A few years into my career, I went from being a postdoctoral scientist in my early 30s, to a position in marketing and sales. That change switched my focus from a fascination with the science behind products to the importance of the user — the client or patient. This early training in patient-focused interaction set me up for my entire career, reminding me to always prioritize the end-user above everything else.

When I took on the role as business operations manager for the Middle East, I became acutely aware of supply chain issues, facing logistical challenges in low-resource settings. The Middle East is not just Saudi Arabia and other oil-rich states. It’s also Iraq, Iran, and Syria, with all their infrastructural problems. This experience was good preparation for when I started my role in Global Healthcare Programs in 2018, which then became part of Bayer’s broader sustainability and access to medicine strategy.

In that role as Head of Sustainability, you led access to family planning supplies, and most recently, you transitioned to Head of Family Planning. What are the biggest challenges you’ve noticed since 2018?

The world today is more multipolar than it has ever been, and it is not a more peaceful world — it takes more effort to keep peace and get nations to collaborate. With the increasing cost of peacekeeping — what with wars in Ukraine, Gaza, and elsewhere, we anticipate a future where fewer partners will want to cooperate, as financial pressures mount. This is unfortunate because the most crucial thing we need in global health is multilateral cooperation. To make matters worse, the pandemic showed us the limited resilience of the global health system.
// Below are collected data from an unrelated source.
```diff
+extern "C" int mio_hip_debug_act_quant(mio_hip_device *d, uint32_t type, const float *x, const float *w, int k,
+                                       float eps, int sc1, int8_t *qs, float *dd, int16_t *bs) {
+    MIO_REQUIRE(d && x && qs && dd && bs && k > 0, MIO_ERR_INVALID, "debug_act_quant: bad args");
+    MIO_REQUIRE(type == mio::GGML_Q8_0 || type == mio::GGML_Q4_K || type == mio::GGML_BF16, MIO_ERR_UNSUPPORTED,
+                "debug_act_quant: type %u", type);
+    MIO_REQUIRE(k % (type == mio::GGML_Q4_K ? 256 : 32) == 0 && k <= 12288, MIO_ERR_INVALID,
+                "debug_act_quant: k %d", k);
+    int rc = mio::bind(d);
+    if (rc) return rc;
+    const size_t nb = mio::debug_act_record_bytes(k);
+    float *dx = nullptr, *dw = nullptr;
+    char *dr = nullptr;
+    MIO_HIP_CHECK(hipMalloc(&dx, (size_t)k * 4));
+    MIO_HIP_CHECK(hipMalloc(&dw, (size_t)k * 4));
+    MIO_HIP_CHECK(hipMalloc(&dr, nb));
+    hipMemcpy(dx, x, (size_t)k * 4, hipMemcpyHostToDevice);
+    if (w) hipMemcpy(dw, w, (size_t)k * 4, hipMemcpyHostToDevice);
+    mio::launch_debug_act_quant((int)type, dx, w ? dw : nullptr, k, eps, sc1 != 0, dr, d->stream);
+    hipError_t e = hipGetLastError();
+    if (e == hipSuccess) e = hipStreamSynchronize(d->stream);
+    std::vector<char> rec(nb);
+    if (e == hipSuccess) e = hipMemcpy(rec.data(), dr, nb, hipMemcpyDeviceToHost);
+    hipFree(dx), hipFree(dw), hipFree(dr);
+    MIO_HIP_CHECK(e);
+    memcpy(qs, rec.data(), (size_t)k * 2);
+    memcpy(dd, rec.data() + (size_t)k * 2, (size_t)(k / 32 + 8) * 4);
+    memcpy(bs, rec.data() + (size_t)k * 2 + (size_t)(k / 32 + 8) * 4, (size_t)(k / 16 + 8) * 2);
     return MIO_OK;
 }
 
diff --git a/miotts-llama.cpp_amd/csrc/testlib/debug_kernels.hip b/miotts-llama.cpp_amd/csrc/testlib/debug_kernels.hip
--- a/miotts-llama.cpp_amd/csrc/testlib/debug_kernels.hip
+++ b/miotts-llama.cpp_amd/csrc/testlib/debug_kernels.hip
@@ -4,8 +4,8 @@
 
 namespace mio {
 namespace {
-template <int NP, int T>
-__global__ __launch_bounds__(MT) void k_debug_matvec(QMat W, const float *x, float *y) {
+template <int NP, int T, int NM>
+__global__ __launch_bounds__(MT) void k_debug_matvec(QMat W, QMat U, const float *x, float *y) {
     extern __shared__ __attribute__((aligned(16))) char smem[];
     const int K = W.k;
     const Smem s = carve(smem, K);
@@ -14,20 +14,53 @@
     int lo, hi;
     wave_range(W.rows, lo, hi, blockIdx.x, gridDim.x);
     Frag ga[Cfg<NP>::U], gb[Cfg<NP>::U];
-    load_first<T, NP, 1>(W, W, lo, hi, ga, gb);
+    load_first<T, NP, NM>(W, U, lo, hi, ga, gb);
     plain_quant(xr, K, akind(T), s);
-    stream_rows<T, NP, 1>(W, W, lo, hi, ga, gb, s.a, [&](int row, float v, float) {
-        if ((threadIdx.x & 63) == 0) y[row] = v;
+    stream_rows_lanes<T, NP, NM>(W, U, lo, hi, ga, gb, s.a, [&](int row, float v, float u) {
+        y[row] = NM == 2 ? silu_f(v) * u : v;
     });
+}
+
+template <int NP, int T, int XAUX>
+__global__ __launch_bounds__(MT) void k_debug_act_quant(const float *x, const float *w, int K, float eps,
+                                                        uint32_t *out) {
+    extern __shared__ __attribute__((aligned(16))) char smem[];
+    const Smem s = carve(smem, K);
+    XRegs<NP> xr;
+    load_x<NP, XAUX>(x, w, K, xr);
+    if (w)
+        rmsnorm_quant(xr, K, eps, akind(T), s);
+    else
+        plain_quant(xr, K, akind(T), s);
+    const int n = (int)((smem_bytes(K) - 128) / 4);
+    for (int i = MIO_TIDX; i < n; i += MT) out[i] = reinterpret_cast<const uint32_t *>(smem)[i];
 }
 }
 
-void launch_debug_matvec(const QMat &W, const float *x, float *y, int n_wg, hipStream_t s) {
+size_t debug_act_record_bytes(int K) { return smem_bytes(K) - 128; }
+
+void launch_debug_act_quant(int type, const float *x, const float *w, int K, float eps, bool sc1, void *out,
+                            hipStream_t s) {
+    dispatch_nt(K, type, [&]<int NP, int T>() {
+        if (sc1)
+            hipLaunchKernelGGL((k_debug_act_quant<NP, T, 16>), dim3(1), dim3(MT), matvec_lds(K), s, x, w, K, eps,
+                               (uint32_t *)out);
+        else
+            hipLaunchKernelGGL((k_debug_act_quant<NP, T, 0>), dim3(1), dim3(MT), matvec_lds(K), s, x, w, K, eps,
+                               (uint32_t *)out);
+    });
+}
+
+void launch_debug_matvec(const QMat &W, const QMat *up, const float *x, float *y, int n_wg, hipStream_t s) {
     LlmDims d{};
     d.n_wg = n_wg;
     dispatch_nt(W.k, W.type, [&]<int NP, int T>() {
-        hipLaunchKernelGGL((k_debug_matvec<NP, T>), dim3(matvec_grid(d, W.rows)), dim3(MT), matvec_lds(W.k), s, W, x,
-                           y);
+        if (up)
+            hipLaunchKernelGGL((k_debug_matvec<NP, T, 2>), dim3(matvec_grid(d, W.rows)), dim3(MT), matvec_lds(W.k), s,
+                               W, *up, x, y);
+        else
+            hipLaunchKernelGGL((k_debug_matvec<NP, T, 1>), dim3(matvec_grid(d, W.rows)), dim3(MT), matvec_lds(W.k), s,
+                               W, W, x, y);
     });
 }
 
diff --git a/miotts-llama.cpp_amd/python/miotts_amd/__init__.py b/miotts-llama.cpp_amd/python/miotts_amd/__init__.py
--- a/miotts-llama.cpp_amd/python/miotts_amd/__init__.py
+++ b/miotts-llama.cpp_amd/python/miotts_amd/__init__.py
@@ -139,6 +139,9 @@
                                                    ctypes.c_uint64, c_int, ctypes.c_int32, ctypes.c_int32, _i32p,
                                                    _i32p, _i32p, _vp]),
         "mio_hip_debug_matvec": (c_int, [_vp, ctypes.c_uint32, _vp, c_int, c_int, _vp, _vp]),
+        "mio_hip_debug_matvec_swiglu": (c_int, [_vp, ctypes.c_uint32, _vp, _vp, c_int, c_int, _vp, _vp]),
+        "mio_hip_debug_act_quant": (c_int, [_vp, ctypes.c_uint32, _vp, _vp, c_int, ctypes.c_float, c_int, _vp, _vp,
+                                            _vp]),
         "mio_quantize_rows": (c_int, [ctypes.c_uint32, _vp, c_int, c_int, _vp]),
         "mio_dequantize_rows": (c_int, [ctypes.c_uint32, _vp, c_int, c_int, _vp]),
         "mio_hip_debug_mmq": (c_int, [_vp, ctypes.c_uint32, _vp, c_int, c_int, _vp, c_int, c_int, _vp, _vp]),
@@ -656,6 +659,27 @@
     return y
 
 
+def debug_matvec_swiglu(dev: Device, qtype: int, gate_rows: np.ndarray, up_rows: np.ndarray, k: int,
+                        x: np.ndarray) -> np.ndarray:
+    gate_rows, up_rows = np.ascontiguousarray(gate_rows), np.ascontiguousarray(up_rows)
+    x = np.ascontiguousarray(x, dtype=np.float32)
+    y = np.empty(gate_rows.shape[0], np.float32)
+    check(lib().mio_hip_debug_matvec_swiglu(dev.h, qtype, _ptr(gate_rows), _ptr(up_rows), gate_rows.shape[0], k,
+                                            _ptr(x), _ptr(y)))
+    return y
+
+
+def debug_act_quant(dev: Device, qtype: int, x: np.ndarray, w: Optional[np.ndarray] = None, eps: float = 1e-6,
+                    sc1: bool = False):
+    x = np.ascontiguousarray(x, dtype=np.float32)
+    k = x.shape[0]
+    wv = np.ascontiguousarray(w, dtype=np.float32) if w is not None else None
+    qs, d, bs = np.empty(2 * k, np.int8), np.empty(k // 32 + 8, np.float32), np.empty(k // 16 + 8, np.int16)
+    check(lib().mio_hip_debug_act_quant(dev.h, qtype, _ptr(x), _ptr(wv) if wv is not None else None, k, eps,
+                                        int(sc1), _ptr(qs), _ptr(d), _ptr(bs)))
+    return qs, d, bs
+
+
 def debug_mmq(dev: Device, qtype: int, w_rows: np.ndarray, k: int, x: np.ndarray, mode: int = 0,
               y_in: Optional[np.ndarray] = None, up_rows: Optional[np.ndarray] = None) -> np.ndarray:
     w_rows = np.ascontiguousarray(w_rows)
```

In addition, the effect of our climate crisis on health is a delicate subject, creating tensions as it grows in prominence. As a result, our ecosystem feels the trickle-down stresses and strains experienced by global donors, as well as country governments.

Now more than ever, partnerships are crucial for the wellbeing of global healthcare, and RHSC has a prominent role to play in this regard.

Strategic Objective 3 in the new RHSC Strategy 25/35 is dedicated to a healthy and diversified supplier base for RH products. Over the coming years, the RHSC will implement activities to improve relationships between market actors, advance the knowledge base to support economic viability for RH suppliers operating in LMIC markets, strengthen supply chain efficiencies, facilitate dialogues, and disseminate and promote R&D resources. What unique role do you see the RHSC Manufacturers Group playing?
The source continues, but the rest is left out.